Malaysian Woman Not Allowed to Convert to Hinduism
A Malasian woman's attempt to nullify her childhood Muslim conversion was dismissed by the secular High Court, who said they did not have the jurisdiction to nullify it. Malaysia has two different justice systems, Shariah (Islamic law), for the 60% Muslim population, and a secular court for non-Muslims, according to the Associated Press. The court told the woman, Siti Hasnah Bangarama, to take her case to the religious court, which tends to rule in favor of Islam in interfaith disputes. Bangarama and her lawyer, Gooi Hsiao Leung, are now preparing to appeal.
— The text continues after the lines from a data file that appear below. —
struct SubBatch {
    hipStream_t stream = nullptr;
    hipEvent_t start = nullptr, done = nullptr;
    hipStream_t side = nullptr;
    hipEvent_t side_go = nullptr, side_done = nullptr;
    bool used = false;
    bool borrowed = false;
    void* ws = nullptr;
    uint32_t capM = 0, capC = 0, cap_chunks = 0;
};
constexpr uint32_t NSLOTS = 2;

struct G16State; struct StarkState; struct VfyState; struct BatchState;
struct Device {
    int index = 0, hip_dev = 0;
    std::mutex mu;
    bool ready = false;
    uint64_t generation = 0;
    int num_cu = 256;
    int msm_prio_now = 0;
    hipStream_t stream = nullptr;
    uint32_t* d_edg_table = nullptr;
    EdgGeom edg = {0, 0, 0, 0, 0};
    bool bp_ready = false;
    int edg_blocks_per_cu = 3;
    struct Family { LayoutSet p1, rd[6]; bool ready = false; };
    Family fam[4];
    LayoutSet p2, ct;
    uint32_t max_chunks = 0;
    SubBatch sub[NSLOTS];
    uint32_t next_slot = 0;
    DevPool pool;
    G16State* g16 = nullptr; StarkState* stark = nullptr; VfyState* vfy = nullptr; BatchState* batch = nullptr;
    bool profiling = false;
    struct KProf {
        std::vector<std::pair<hipEvent_t, hipEvent_t>> ev_pool; size_t ev_used = 0;
        double ms = 0; uint64_t launches = 0, adds = 0;
    };
    KProf prof[3];
    struct HostCounter { double ms = 0; uint64_t a = 0, b = 0; };
    HostCounter host[ZKP_HIP_COUNTER_VERIFY_MIXED - ZKP_HIP_COUNTER_G16_VERIFY + 1];
    HostCounter& counter(int which) { return host[which - ZKP_HIP_COUNTER_G16_VERIFY]; }
    struct BpLocaliseCounter { double ms = 0; uint64_t failed_checks = 0, segment_checks = 0, jobs_again = 0; } bp_localise;
    struct CompositesCounter { double ms = 0; uint64_t composites = 0, malformed = 0, envelopes = 0; } composites;
    uint64_t stark_verify_resident = 0;
    struct Trace* trace = nullptr;
    struct ShardWorker* worker = nullptr;
};
struct ShardWorker {
    struct Job { std::function<void()> fn; bool done = false; };
    using Ticket = std::shared_ptr<Job>;
    std::mutex mu; std::condition_variable cv;
    std::deque<Ticket> queue;
    std::thread th;
    ShardWorker() : th([this]() { run(); }) { th.detach(); }
    void run() {
        for (;;) {
            Ticket t;
            { std::unique_lock<std::mutex> lk(mu); cv.wait(lk, [this]() { return !queue.empty(); }); t = queue.front(); queue.pop_front(); }
            t->fn();
            { std::lock_guard<std::mutex> lk(mu); t->done = true; }
            cv.notify_all();
        }
    }
    Ticket post(std::function<void()> f) {
        Ticket t = std::make_shared<Job>(); t->fn = std::move(f);
        { std::lock_guard<std::mutex> lk(mu); queue.push_back(t); }
        cv.notify_all();
        return t;
    }
    void wait(const Ticket& t) { std::unique_lock<std::mutex> lk(mu); cv.wait(lk, [&]() { return t->done; }); }
};
std::mutex g_worker_create_mu;
int prof_begin(Device::KProf& K, hipStream_t st, hipEvent_t* e1);
void prof_end(Device::KProf& K, hipStream_t st, hipEvent_t e1, uint64_t adds);
struct Registry {
    std::mutex mu;
    std::vector<Device*> shards;
    bool hooked = false;
};
Registry& registry() { static Registry* r = new Registry(); return *r; }
thread_local Device* t_dev = nullptr;
thread_local int t_sel = 0;
thread_local bool t_sel_chosen = false;
Device& dev() { return *t_dev; }
DevPool& dev_pool() { return dev().pool; }
void dev_scope_quiesce() { if (dev().stream) (void)hipStreamSynchronize(dev().stream); }
uint32_t g_budget_request = 0;
int env_int(const char* name, int dflt) { const char* v = getenv(name); return v && *v ? atoi(v) : dflt; }
int stream_priority(int level) {
    int least = 0, greatest = 0; (void)hipDeviceGetStreamPriorityRange(&least, &greatest);
    return level == 0 ? greatest : level == 2 ? least : (least + greatest) / 2;
}
int bp_priority_level() { static const int v = env_int("ZKP_HIP_BP_PRIORITY", 1); return v; }
int stark_priority_level() { static const int v = env_int("ZKP_HIP_STARK_PRIORITY", 1); return v; }
int g16_priority_level() { static const int v = env_int("ZKP_HIP_G16_PRIORITY", 2); return v; }

int prof_begin(Device::KProf& K, hipStream_t st, hipEvent_t* e1) {
    *e1 = nullptr;
    if (!dev().profiling) return 0;
    if (K.ev_used == K.ev_pool.size()) { hipEvent_t a, b; HIP_TRY(hipEventCreate(&a)); HIP_TRY(hipEventCreate(&b)); K.ev_pool.push_back({a, b}); }
    HIP_TRY(hipEventRecord(K.ev_pool[K.ev_used].first, st));
    *e1 = K.ev_pool[K.ev_used].second; K.ev_used++;
    return 0;
}
void prof_end(Device::KProf& K, hipStream_t st, hipEvent_t e1, uint64_t adds) {
    if (!e1) return;
    (void)hipEventRecord(e1, st); K.launches++; K.adds += adds;
}

struct Trace {
    struct Rec { const char* name; hipStream_t st; hipEvent_t a, b; };
    std::vector<Rec> recs;
    std::vector<hipEvent_t> pool; size_t used = 0;
    hipEvent_t origin = nullptr; bool have_origin = false;
    std::string path;
    hipEvent_t take() { if (used == pool.size()) { hipEvent_t e = nullptr; (void)hipEventCreate(&e); pool.push_back(e); } return pool[used++]; }
};
Trace* trace_state() {
    Device& D = dev();
    if (D.trace) return D.trace->path.empty() ? nullptr : D.trace;
    D.trace = new Trace();
    const char* v = getenv("ZKP_HIP_TRACE");
    if (v && *v) D.trace->path = v;
    return D.trace->path.empty() ? nullptr : D.trace;
}
void trace_origin(hipStream_t st) {
    Trace* T = trace_state(); if (!T) return;
    if (!T->origin) (void)hipEventCreate(&T->origin);
    (void)hipEventRecord(T->origin, st); T->have_origin = true;
}
struct TraceMark {
    Trace* T; Trace::Rec r;
    TraceMark(const char* name, hipStream_t st) : T(trace_state()) { if (T) { r = {name, st, T->take(), T->take()}; (void)hipEventRecord(r.a, st); } }
    ~TraceMark() { if (T) { (void)hipEventRecord(r.b, r.st); T->recs.push_back(r); } }
};
#define ZKP_TRACED(name, st, ...) do { TraceMark tm_(name, st); __VA_ARGS__; } while (0)
void trace_dump() {
    Trace* T = trace_state(); if (!T || T->recs.empty()) return;
    (void)hipDeviceSynchronize();
    FILE* f = fopen(T->path.c_str(), "a");
    if (f) {
        std::map<hipStream_t, int> ids;
        fputs("[", f);
        bool first = true;
        for (auto& r : T->recs) {
            float ta = 0, tb = 0;
            if (!T->have_origin || hipEventElapsedTime(&ta, T->origin, r.a) != hipSuccess || hipEventElapsedTime(&tb, T->origin, r.b) != hipSuccess) continue;
            const int id = ids.emplace(r.st, (int)ids.size()).first->second;
// ... 144 lines not shown
    if (!strcmp(v, "lazy")) { *lazy = true; return 0; }
    return fail(ZKP_HIP_E_ARGUMENT, "ZKP_HIP_ED_TABLES must be eager or lazy");
}
int build_edg_table() {
    Device& D = dev();
    if (D.d_edg_table) return 0;
    EdgTables& R = edg_tables();
    std::lock_guard<std::mutex> registry_lock(R.mu);
    {
        const uint32_t occ = edg_msm_blocks_per_cu();
        D.edg_blocks_per_cu = occ ? (int)occ : 3;
    }
    for (auto& e : R.v) if (e.hip_dev == D.hip_dev && e.refs > 0) { e.refs++; D.d_edg_table = e.table; D.edg = e.geom; return 0; }
    uint32_t wbits = 0;
    int rc = choose_ed_radix(&wbits);
    if (rc) return rc;
    const EdgGeom g = edg_geom(wbits);
    ge gens[NBASE]; host_generators(gens);
    std::vector<uint32_t> gw((size_t)NBASE * GE_W);
    for (uint32_t b = 0; b < NBASE; b++) st_ge(gw.data(), b, 0, 1, gens[b]);
    uint32_t *d_gens = nullptr, *d_scratch = nullptr; int* d_bad = nullptr;
    const size_t table_bytes = edg_table_words(g) * 4, scratch_bytes = edg_build_scratch_words(g) * 4;
    if (hipMalloc(&D.d_edg_table, table_bytes) != hipSuccess) {
        (void)hipGetLastError(); D.d_edg_table = nullptr;
        char msg[200]; snprintf(msg, sizeof msg, "out of device memory allocating the %llu MB of generator window tables (radix 2^%u)", (unsigned long long)(table_bytes >> 20), wbits);
        return fail(ZKP_HIP_E_RUNTIME, msg);
    }
    auto drop = [&]() { (void)hipFree(d_gens); (void)hipFree(d_scratch); (void)hipFree(d_bad); };
    auto give_up = [&](int code, const std::string& m) { drop(); (void)hipFree(D.d_edg_table); D.d_edg_table = nullptr; return fail(code, m); };
    hipError_t e = hipMalloc(&d_gens, gw.size() * 4);
    if (e == hipSuccess) e = hipMalloc(&d_scratch, scratch_bytes);
    if (e == hipSuccess) e = hipMalloc(&d_bad, sizeof(int));
    if (e == hipSuccess) e = hipMemcpyAsync(d_gens, gw.data(), gw.size() * 4, hipMemcpyHostToDevice, D.stream);
    if (e == hipSuccess) e = hipMemsetAsync(d_bad, 0, sizeof(int), D.stream);
    if (e != hipSuccess) return give_up(ZKP_HIP_E_RUNTIME, std::string("generator tables: ") + hipGetErrorString(e));
    edg_launch_build(g, d_gens, D.d_edg_table, d_scratch, d_bad, D.stream);
    int bad = -1;
    e = hipGetLastError();
    if (e == hipSuccess) e = hipMemcpyAsync(&bad, d_bad, sizeof(int), hipMemcpyDeviceToHost, D.stream);
    if (e == hipSuccess) e = hipStreamSynchronize(D.stream);
    if (e != hipSuccess) return give_up(ZKP_HIP_E_RUNTIME, std::string("generator tables: ") + hipGetErrorString(e));
    if (bad != 0) { char msg[160]; snprintf(msg, sizeof msg, "generator window tables failed their self-check (%d inconsistent slots)", bad); return give_up(ZKP_HIP_E_RUNTIME, msg); }
    drop();
    D.edg = g;
    R.v.push_back({D.hip_dev, D.d_edg_table, 1, g});
    return 0;
}
int ensure_bp() {
    Device& D = dev();
    if (D.bp_ready) return 0;
    int rc;
    if ((rc = build_edg_table())) return rc;
    D.max_chunks = 0;
    if ((rc = upload_set(D.p2, targets_phase2((uint8_t)D.edg.nwin)))) return rc;
    if ((rc = upload_set(D.ct, targets_ctask((uint8_t)D.edg.nwin, (uint8_t)D.edg.nwin_u64)))) return rc;
    D.max_chunks = D.p2.max_chunks;
    if ((rc = ensure_family(6))) return rc;
    D.bp_ready = true;
    return 0;
}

Yaacob Mohammed of the secular high court ruled that the conversion is valid because it is "the universal right of a parent, irrespective of what the religion is" to bring up a child in the faith in which they believe, reports Sify News. However, Bangarama said that she was converted to Islam by welfare officials in 1989 after she and her siblings were put into an orphanage. Under Penang Islamic law, children cannot be converted without the consent of their parents. In addition, while the court says there is compelling evidence that she was converted in 1983, her conversion papers say 1989.
Because Muslims are not legally able to marry non-Muslims in Malaysia, Bangarama's 2001 marriage to her husband, who is Hindu, cannot be officially recognized. She also can't register her husband as the father of their two children on their birth certificates. According to Agence France-Presse, her Malaysian identity card, which has her Muslim name (Siti Hasnah Bangarama Abdullah) and says that she is Muslim, further complicates the case.
"Why must I be forced to accept Islam?" Banggarma said. "I was born an Indian, a Hindu and I remain so until I die. They have no rights over me."